**TASK REQUIREMENTS**. Count the lines below containing "gvox"; state the number only.

*** Opening EXERCISE MATERIALS ***

template <int COUT, int KC, int W, int TILES, int DIL = 1, bool GW = false>
struct TcgCfg {
  static_assert(!GW || W == 128, "general-width tiles are 128-column segments of one image row");
  static constexpr int HALO = GW ? DIL : 0;
  static constexpr int CSTEP = 128 - 2 * HALO;
  static_assert(DIL == 1 || (W == 128 && DIL == 2 && COUT >= 64), "dilation 2 is instantiated for full-width rows only");
  static constexpr int R = 128 / W;
  static constexpr int ROWB = KC * 4;
  static constexpr int UNIT_BYTES = 128 * ROWB;
  static constexpr int N3 = 3 * COUT;
  static constexpr int G = 32;
  static constexpr int NG = COUT / G;
  static constexpr int NG3 = 3 * G;
  static constexpr int B_SLICE = N3 * ROWB;
  static constexpr int B_SUB = NG3 * ROWB;
  static constexpr int LD = NG3 + 4;
  static constexpr int NT = TC_WGS * TILES;
  static constexpr int TS = R * DIL;
  static constexpr int HSPAN = NT * TS;
  __host__ __device__ static constexpr int row0(int hb) { return (hb / DIL) * HSPAN + (hb % DIL) * R; }
  __host__ static int hblocks(int H) { return DIL * ((H + HSPAN - 1) / HSPAN); }
  static constexpr int NLW = 4;
  static constexpr int XCHG_FLOATS = 2 * 4 * 2 * DIL * 32;
  static constexpr int FIXED_SMEM = 1024 + TC_BSLOTS * 3 * B_SUB + TC_WGS * 128 * LD * 4 + 1024 + TC_WGS * XCHG_FLOATS * 4 + 3 * COUT * 4;
  static constexpr int STAGES = (232448 - FIXED_SMEM) / UNIT_BYTES < 10 ? (232448 - FIXED_SMEM) / UNIT_BYTES : 10;
  static_assert(STAGES >= NLW, "the ring must hold at least one unit per loader warp");
  static constexpr int S_FIRST = -DIL;
  static constexpr int S_LAST = (NT - 1) * TS + DIL;
  static constexpr int KSTEPS = KC / 16;
  static constexpr int LO = KC / 8;
  static constexpr int A_OFF = 0;
  static constexpr int B_OFF = A_OFF + STAGES * UNIT_BYTES;
  static constexpr int STAGE_OFF = B_OFF + TC_BSLOTS * 3 * B_SUB;
  static constexpr int BAR_OFF = STAGE_OFF + TC_WGS * 128 * LD * 4;
  static constexpr int THREADS = TC_WG_THREADS;
  static constexpr size_t SMEM = 1024 + (size_t)BAR_OFF + 1024 + TC_WGS * XCHG_FLOATS * 4 + 3 * COUT * 4;
  static_assert(SMEM <= 232448, "shared memory budget of one CTA exceeded");
  static_assert(TILES == 1, "a consumer warpgroup holds one accumulator tile");
  static_assert(DIL == 1 || R == 1, "interleaved row blocks assume one image row per tile");
  static_assert(COUT % G == 0, "output channels come in groups of 32");
  static_assert(B_SUB % 1024 == 0 && UNIT_BYTES % 1024 == 0, "operand tiles must stay 1024-byte aligned");
  static constexpr int tile_of(int s, int kh) {
    const int num = s - (kh - 1) * DIL;
    return (num >= 0 && num % TS == 0 && num / TS < NT) ? num / TS : -1;
  }
  static constexpr bool used(int s) { return tile_of(s, 0) >= 0 || tile_of(s, 1) >= 0 || tile_of(s, 2) >= 0; }
  static constexpr int units_per_phase() {
    int n = 0;
    for (int s = S_FIRST; s <= S_LAST; ++s) n += used(s) ? 1 : 0;
    return n;
  }
  static constexpr int NU = units_per_phase();
  static constexpr int unit_s(int j) {
    int k = 0;
    for (int s = S_FIRST; s <= S_LAST; ++s)
      if (used(s)) {
        if (k == j) return s;
        ++k;
      }
    return S_LAST;
  }
};

template <int COUT, int KC, int W, int TILES, int DIL = 1, bool GW = false, bool GATE = false>
__global__ void __launch_bounds__(TcgCfg<COUT, KC, W, TILES, DIL, GW>::THREADS, 1) conv3d_tcg_kernel(const TcgParams p) {
  using C = TcgCfg<COUT, KC, W, TILES, DIL, GW>;
  extern __shared__ __align__(1024) uint8_t smem_raw[];
  uint8_t* smem = reinterpret_cast<uint8_t*>((reinterpret_cast<uintptr_t>(smem_raw) + 1023) & ~static_cast<uintptr_t>(1023));
  uint8_t* a_buf = smem + C::A_OFF;
  uint8_t* b_buf = smem + C::B_OFF;
  float* stage = reinterpret_cast<float*>(smem + C::STAGE_OFF);
  uint64_t* bars = reinterpret_cast<uint64_t*>(smem + C::BAR_OFF);
  uint64_t* a_ready = bars;
  uint64_t* a_empty = a_ready + C::STAGES;
  uint64_t* b_full = a_empty + C::STAGES;
  uint64_t* b_empty = b_full + TC_BSLOTS * 3;
  float* xchg = reinterpret_cast<float*>(smem + C::BAR_OFF + 1024);
  float* s_scale = xchg + TC_WGS * C::XCHG_FLOATS;
  float* s_shift = s_scale + COUT;
  float* zeros = s_shift + COUT;

  const int warp = threadIdx.x >> 5, lane = threadIdx.x & 31;
  const int nchunk = p.Cin / KC;
  const int Wp = GW ? p.Wr : W;
  const int YS = (W < 32 && p.ystride) ? p.ystride : COUT;
  const int ctiles = GW ? p.ctiles : 1;

  if (threadIdx.x == 0) {
    for (int s = 0; s < C::STAGES; ++s) {
      mbar_init(&a_ready[s], 32);
      mbar_init(&a_empty[s], 4 * TC_WGS);
    }
    for (int k = 0; k < TC_BSLOTS * 3; ++k) {
      mbar_init(&b_full[k], 1);
      mbar_init(&b_empty[k], 4 * TC_WGS);
    }
    fence_mbar_init();
  }
  for (int c = threadIdx.x; c < COUT; c += blockDim.x) {
    s_scale[c] = p.scale ? p.scale[c] : 1.f;
    s_shift[c] = p.shift ? p.shift[c] : 0.f;
    zeros[c] = 0.f;
  }
  __syncthreads();

  if (warp < 4 * TC_WGS) {
    setmaxnreg_inc<TC_CONSUMER_REGS>();
    const int wg = warp >> 2;
    stage += wg * 128 * C::LD;
    xchg += wg * C::XCHG_FLOATS;
    const int bar_stage = 1 + 2 * wg, bar_xchg = 2 + 2 * wg;
    const uint64_t dbase = (KC == 32) ? desc_sw128_base() : desc_sw64_base();
    constexpr uint32_t A_HALF = 64 * C::ROWB / 16;
    const uint32_t b16 = (smem_u32(b_buf) & 0x3FFFF) >> 4;
    const int q = warp & 3;
    const int m = q * 32 + lane;
    const int rr = m / W, wcol = m % W;
    const bool has_left_q = ((q * 32) % W) != 0;
    const bool has_right_q = (((q + 1) * 32) % W) != 0;
    uint32_t unitc = 0, phc = 0, exc = 0;
    for (int it = blockIdx.x; it < p.items; it += gridDim.x) {
      const int cg = (it % C::NG) * C::G;
      const int it0 = it / C::NG;
      const int ct = it0 % ctiles;
      const int hb = (it0 / ctiles) % p.hblocks;
      const int d = (it0 / (ctiles * p.hblocks)) % p.D;
      const int b = it0 / (ctiles * p.hblocks * p.D);
      {
        float acc[2][C::NG3 / 2];
        uint32_t accum = 0;
        for (int kd = 0; kd < 3; ++kd) {
          const int din = d + kd - 1;
          if (din < 0 || din >= p.D) continue;
          for (int ch = 0; ch < nchunk; ++ch, ++phc) {
#pragma unroll
            for (int s = C::S_FIRST; s <= C::S_LAST; ++s) {
              if (!C::used(s)) continue;
              const uint32_t slot = unitc % C::STAGES, par = (unitc / C::STAGES) & 1;
              mbar_wait(&a_ready[slot], par);
              const uint64_t da0 = dbase | (uint64_t)((smem_u32(a_buf + slot * C::UNIT_BYTES) & 0x3FFFF) >> 4);
#pragma unroll
              for (int kh = 0; kh < 3; ++kh) {
                if (C::tile_of(s, kh) != wg) continue;
                const uint32_t bslot = (phc & 1) * 3 + kh;
                mbar_wait(&b_full[bslot], (phc >> 1) & 1);
                const uint64_t db0 = dbase | (uint64_t)(b16 + (bslot * C::B_SUB) / 16);
                wg_fence();
#pragma unroll
                for (int ks = 0; ks < C::KSTEPS; ++ks)
                  wg_mma_split<C::NG3>(acc, da0 + 2 * ks, A_HALF, db0 + 2 * ks, C::LO, ks > 0 ? 1u : accum);
                wg_commit();
                wg_wait_all();
                accum = 1;
                wg_release(&b_empty[bslot], lane);
              }
              wg_release(&a_empty[slot], lane);
              ++unitc;
            }
          }
        }
        named_bar_sync(bar_stage, 128);
        wg_stage<C::NG3>(stage, C::LD, acc, q, lane);
        named_bar_sync(bar_stage, 128);
      }
      const int col = GW ? ct * C::CSTEP - C::HALO + m : wcol;
      const bool cvalid = !GW || (m >= C::HALO && m < 128 - C::HALO && col < Wp);
      const uint32_t vmask = GW ? __ballot_sync(0xffffffffu, cvalid) : 0xffffffffu;
      const float corr = 1.f + p.kappa * (float)(((d > 0) + 1 + (d + 1 < p.D)) * nchunk * 3 * C::KSTEPS * 3);
      {
        const int h = C::row0(hb) + wg * C::TS + rr;
        const bool live = h < p.H;
        const ptrdiff_t vox = (((ptrdiff_t)b * p.D + d) * p.H + h) * Wp + col;
        if (live && cvalid && p.residual && p.res_ndhwc) {
          const float* rp = p.residual + vox * YS;
#pragma unroll
          for (int k = 0; k < COUT; k += 32) asm volatile("prefetch.global.L2 [%0];" ::"l"(rp + k));
        }
        const size_t plane = (size_t)p.D * p.H * Wp;
        const ptrdiff_t ncdhw0 = (ptrdiff_t)b * COUT * plane + ((ptrdiff_t)d * p.H + h) * Wp + col;
        {
          const float* srow = stage + m * C::LD;
          float* xb = xchg + (exc & 1) * (4 * 2 * DIL * 32);
          ++exc;
          if (lane >= 32 - DIL) {
#pragma unroll
            for (int i = 0; i < 32; i += 4)
              *reinterpret_cast<float4*>(xb + ((q * 2) * DIL + lane - (32 - DIL)) * 32 + i) = *reinterpret_cast<const float4*>(srow + i);
          }
          if (lane < DIL) {
#pragma unroll
            for (int i = 0; i < 32; i += 4)
              *reinterpret_cast<float4*>(xb + ((q * 2 + 1) * DIL + lane) * 32 + i) = *reinterpret_cast<const float4*>(srow + 2 * C::G + i);
          }
          named_bar_sync(bar_xchg, 128);
          const float* xl = has_left_q ? xb + (((q - 1) * 2) * DIL + (lane < DIL ? lane : 0)) * 32 : zeros;
          const float* xr = has_right_q ? xb + (((q + 1) * 2 + 1) * DIL + (lane >= 32 - DIL ? lane - (32 - DIL) : 0)) * 32 : zeros;
          float out[32];
#pragma unroll
          for (int i0 = 0; i0 < 32; i0 += 4) {
            const float4 l4 = *reinterpret_cast<const float4*>(xl + i0);
            const float4 r4 = *reinterpret_cast<const float4*>(xr + i0);
            const float4 p04 = *reinterpret_cast<const float4*>(srow + i0);
            const float4 p14 = *reinterpret_cast<const float4*>(srow + C::G + i0);
            const float4 p24 = *reinterpret_cast<const float4*>(srow + 2 * C::G + i0);
            const float le[4] = {l4.x, l4.y, l4.z, l4.w}, re[4] = {r4.x, r4.y, r4.z, r4.w};
            const float p0[4] = {p04.x, p04.y, p04.z, p04.w}, p1[4] = {p14.x, p14.y, p14.z, p14.w}, p2[4] = {p24.x, p24.y, p24.z, p24.w};
#pragma unroll
            for (int k = 0; k < 4; ++k) {
              const int i = i0 + k;
              float left = __shfl_up_sync(0xffffffffu, p0[k], DIL);
              float right = __shfl_down_sync(0xffffffffu, p2[k], DIL);
              left = (lane < DIL) ? le[k] : left;
              right = (lane >= 32 - DIL) ? re[k] : right;
              if (W < 32) {
                left = (wcol < DIL) ? 0.f : left;
                right = (wcol >= W - DIL) ? 0.f : right;
              }
              out[i] = ((left + p1[k]) + right) * corr;
            }
          }
          const uint32_t vm = (W < 32) ? __ballot_sync(0xffffffffu, live) : (live ? vmask : 0u);
          if (vm && p.out_ndhwc && (!p.residual || p.res_ndhwc)) {
            const ptrdiff_t gvox = GATE ? ((ptrdiff_t)b * p.H + h) * Wp + col - lane : 0;
            store_ndhwc_chunk32(stage + q * 32 * C::LD, lane, out, p.y + (vox - lane) * YS + cg,
                                p.residual ? p.residual + (vox - lane) * YS + cg : nullptr, YS, s_scale + cg, s_shift + cg, p.act,
                                vm, (GATE && p.gate) ? p.gate + gvox * YS + cg : nullptr);
          } else if (live && cvalid) {
#pragma unroll
            for (int i = 0; i < 32; ++i) out[i] = fmaf(out[i], s_scale[cg + i], s_shift[cg + i]);
            if (p.residual) {
              if (p.res_ndhwc) {
                const float4* rp = reinterpret_cast<const float4*>(p.residual + vox * YS + cg);
#pragma unroll
                for (int i = 0; i < 8; ++i) {
                  const float4 rv = __ldg(rp + i);
                  out[4 * i] += rv.x, out[4 * i + 1] += rv.y, out[4 * i + 2] += rv.z, out[4 * i + 3] += rv.w;
                }
              } else {
#pragma unroll
                for (int i = 0; i < 32; ++i) out[i] += __ldg(p.residual + ncdhw0 + (size_t)(cg + i) * plane);
              }
            }
            if (p.act == OSB_ACT_RELU) {
#pragma unroll
              for (int i = 0; i < 32; ++i) out[i] = fmaxf(out[i], 0.f);
            } else if (p.act == OSB_ACT_LEAKY) {
#pragma unroll
              for (int i = 0; i < 32; ++i) out[i] = out[i] > 0.f ? out[i] : 0.01f * out[i];
            }
            if (p.out_ndhwc) {
              float4* yp = reinterpret_cast<float4*>(p.y + vox * YS + cg);
#pragma unroll
              for (int i = 0; i < 8; ++i) yp[i] = make_float4(out[4 * i], out[4 * i + 1], out[4 * i + 2], out[4 * i + 3]);
            } else {
#pragma unroll
              for (int i = 0; i < 32; ++i) p.y[ncdhw0 + (size_t)(cg + i) * plane] = out[i];
            }
          }
        }
      }
    }
  }
  else if (warp < 4 * TC_WGS + C::NLW) {
    setmaxnreg_dec<TC_LOADER_REGS>();
    const int lw = warp - 4 * TC_WGS;
    static_assert(KC == 16, "lane_voxel / unit-row mapping below is written for 64-byte operand rows");
    constexpr int CPR = KC / 4;
    constexpr int VPL = 32 / CPR;
    constexpr int NLD = 128 / VPL;
    static_assert(W % VPL == 0, "a load instruction must not straddle image rows");
    const int v0 = lane_voxel<KC>(lane), c = lane % CPR;
    float amax = 0.f;
    uint32_t ubase = 0;
    int first = lw;
    auto fill = [&](const float* base, size_t rstride, size_t cstride, int h_first, int h_step, uint32_t u, int col0) {
      float4 v[NLD];
#pragma unroll
      for (int j = 0; j < NLD; ++j) {
        const int hin = h_first + h_step * ((VPL * j) / W);
        const size_t off = (size_t)((VPL * j) / W) * rstride + (size_t)((VPL * j) % W) * cstride;
        bool ok = hin >= 0 && hin < p.H;
        if (GW) ok = ok && (unsigned)(col0 + VPL * j) < (unsigned)Wp;
        v[j] = ok ? __ldg(reinterpret_cast<const float4*>(base + (ptrdiff_t)off)) : make_float4(0.f, 0.f, 0.f, 0.f);
      }
      const uint32_t slot = u % C::STAGES, ph = (u / C::STAGES) & 1;
      mbar_wait_relaxed(&a_empty[slot], ph ^ 1);
      uint8_t* tile = a_buf + slot * C::UNIT_BYTES;
#pragma unroll
      for (int j = 0; j < NLD; ++j) stage_f16_split<KC>(tile, v0 + VPL * j, c, v[j], amax);
      fence_proxy_async();
      mbar_arrive(&a_ready[slot]);
    };
    for (int it = blockIdx.x; it < p.items; it += gridDim.x) {
      const int it0 = it / C::NG;
      const int ct = it0 % ctiles;
      const int hb = (it0 / ctiles) % p.hblocks;
      const int d = (it0 / (ctiles * p.hblocks)) % p.D;
      const int b = it0 / (ctiles * p.hblocks * p.D);
      const int h0 = C::row0(hb);
      const int col0 = ct * C::CSTEP - C::HALO + v0;
      for (int kd = 0; kd < 3; ++kd) {
        const int din = d + kd - 1;
        if (din < 0 || din >= p.D) continue;
        const float* plane = p.x + ((size_t)b * p.D + din) * p.H * (size_t)Wp * p.Cin;
        for (int ch = 0; ch < nchunk; ++ch) {
#pragma unroll 1
          for (int j = first; j < C::NU; j += C::NLW) {
            const int s = C::unit_s(j);
            const float* base = plane + ((ptrdiff_t)(h0 + s) * Wp + col0) * p.Cin + ch * KC + c * 4;
            fill(base, (size_t)Wp * p.Cin, (size_t)p.Cin, h0 + s, 1, ubase + j, col0);
          }
          ubase += C::NU;
          first = (first + C::NLW - C::NU % C::NLW) % C::NLW;
        }
      }
    }
    tc_report_overflow(p.overflow, amax);
  }
  else {
    setmaxnreg_dec<TC_PRODUCER_REGS>();
    if (warp == 4 * TC_WGS + C::NLW && elect_one()) {
      const uint8_t* wsrc = reinterpret_cast<const uint8_t*>(p.w);
      uint32_t phc = 0;
      for (int it = blockIdx.x; it < p.items; it += gridDim.x) {
        const int cg = (it % C::NG) * C::G;
        const int d = (it / C::NG / (ctiles * p.hblocks)) % p.D;
        for (int kd = 0; kd < 3; ++kd) {
          const int din = d + kd - 1;
          if (din < 0 || din >= p.D) continue;
          for (int ch = 0; ch < nchunk; ++ch, ++phc) {
            for (int kh = 0; kh < 3; ++kh) {
              const uint32_t slot = (phc & 1) * 3 + kh;
              const size_t slice = ((size_t)kd * nchunk + ch) * 3 + kh;
              mbar_wait_relaxed(&b_empty[slot], ((phc >> 1) & 1) ^ 1);
              mbar_arrive_expect_tx(&b_full[slot], C::B_SUB);
#pragma unroll
              for (int kw = 0; kw < 3; ++kw)
                bulk_g2s(b_buf + slot * C::B_SUB + kw * C::G * C::ROWB, wsrc + slice * C::B_SLICE + (size_t)(kw * COUT + cg) * C::ROWB,
                         C::G * C::ROWB, &b_full[slot]);
            }
          }
        }
      }
    }
    __syncwarp();
  }
}

template <int COUT, int KC, int W, int TILES, int DIL = 1, bool GW = false, bool GATE = false>
static int launch_tcg(TcgParams& p, cudaStream_t stream) {
  using C = TcgCfg<COUT, KC, W, TILES, DIL, GW>;
  auto kernel = conv3d_tcg_kernel<COUT, KC, W, TILES, DIL, GW, GATE>;
  if (!GATE && p.gate) {
    set_error("conv3d_tcg: no gated instantiation for Cout=%d W=%d", COUT, W);
    return OSB_EUNSUPPORTED;
  }
  if (W >= 32 && p.ystride && p.ystride != COUT) {
    set_error("conv3d_tcg: channel slices are instantiated for W = 16 only");
    return OSB_EUNSUPPORTED;
  }
  static PerDeviceFlag configured;
  if (!configured.here()) {
    cudaError_t e = cudaFuncSetAttribute(kernel, cudaFuncAttributeMaxDynamicSharedMemorySize, (int)C::SMEM);
    if (e != cudaSuccess) {
      set_error("conv3d_tcg: cannot reserve %zu bytes of shared memory: %s", C::SMEM, cudaGetErrorString(e));
      return OSB_ECUDA;
    }
    configured.here() = true;
  }
  p.hblocks = C::hblocks(p.H);
  if (GW) p.ctiles = (p.Wr + C::CSTEP - 1) / C::CSTEP;
  else p.Wr = W, p.ctiles = 1;
  const long long items = (long long)p.B * p.D * p.hblocks * p.ctiles * C::NG;
  OSB_REQUIRE(items < (1ll << 31), "conv3d_tcg: too many work items");
  p.items = (int)items;
  const int sms = sm_count();
  const int grid = (int)cap_persistent_grid(p.items < sms ? p.items : sms);
  static const std::string variant = tc_variant_name("tcg<%d,%d,%d,%d,%d,%d,%d>", COUT, KC, W, TILES, DIL, (int)GW, (int)GATE);
  set_tc_variant(variant.c_str());
  kernel<<<grid, C::THREADS, C::SMEM, stream>>>(p);
  count_launch();
  cudaError_t le = cudaGetLastError();
  if (le != cudaSuccess) {
    cudaFuncAttributes fa{};
    (void)cudaFuncGetAttributes(&fa, kernel);
    set_error("conv3d_tcg_kernel<%d,%d,%d,%d>: launch failed: %s (threads %d, kernel maxThreadsPerBlock %d, regs %d, static smem %zu, "
              "dynamic smem %zu, max dynamic %d)", COUT, KC, W, TILES, cudaGetErrorString(le), C::THREADS, fa.maxThreadsPerBlock,
              fa.numRegs, fa.sharedSizeBytes, C::SMEM, fa.maxDynamicSharedSizeBytes);
    return OSB_ECUDA;
  }
  return OSB_OK;
}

*** Closing EXERCISE MATERIALS ***

**ANSWER SPACE**. 2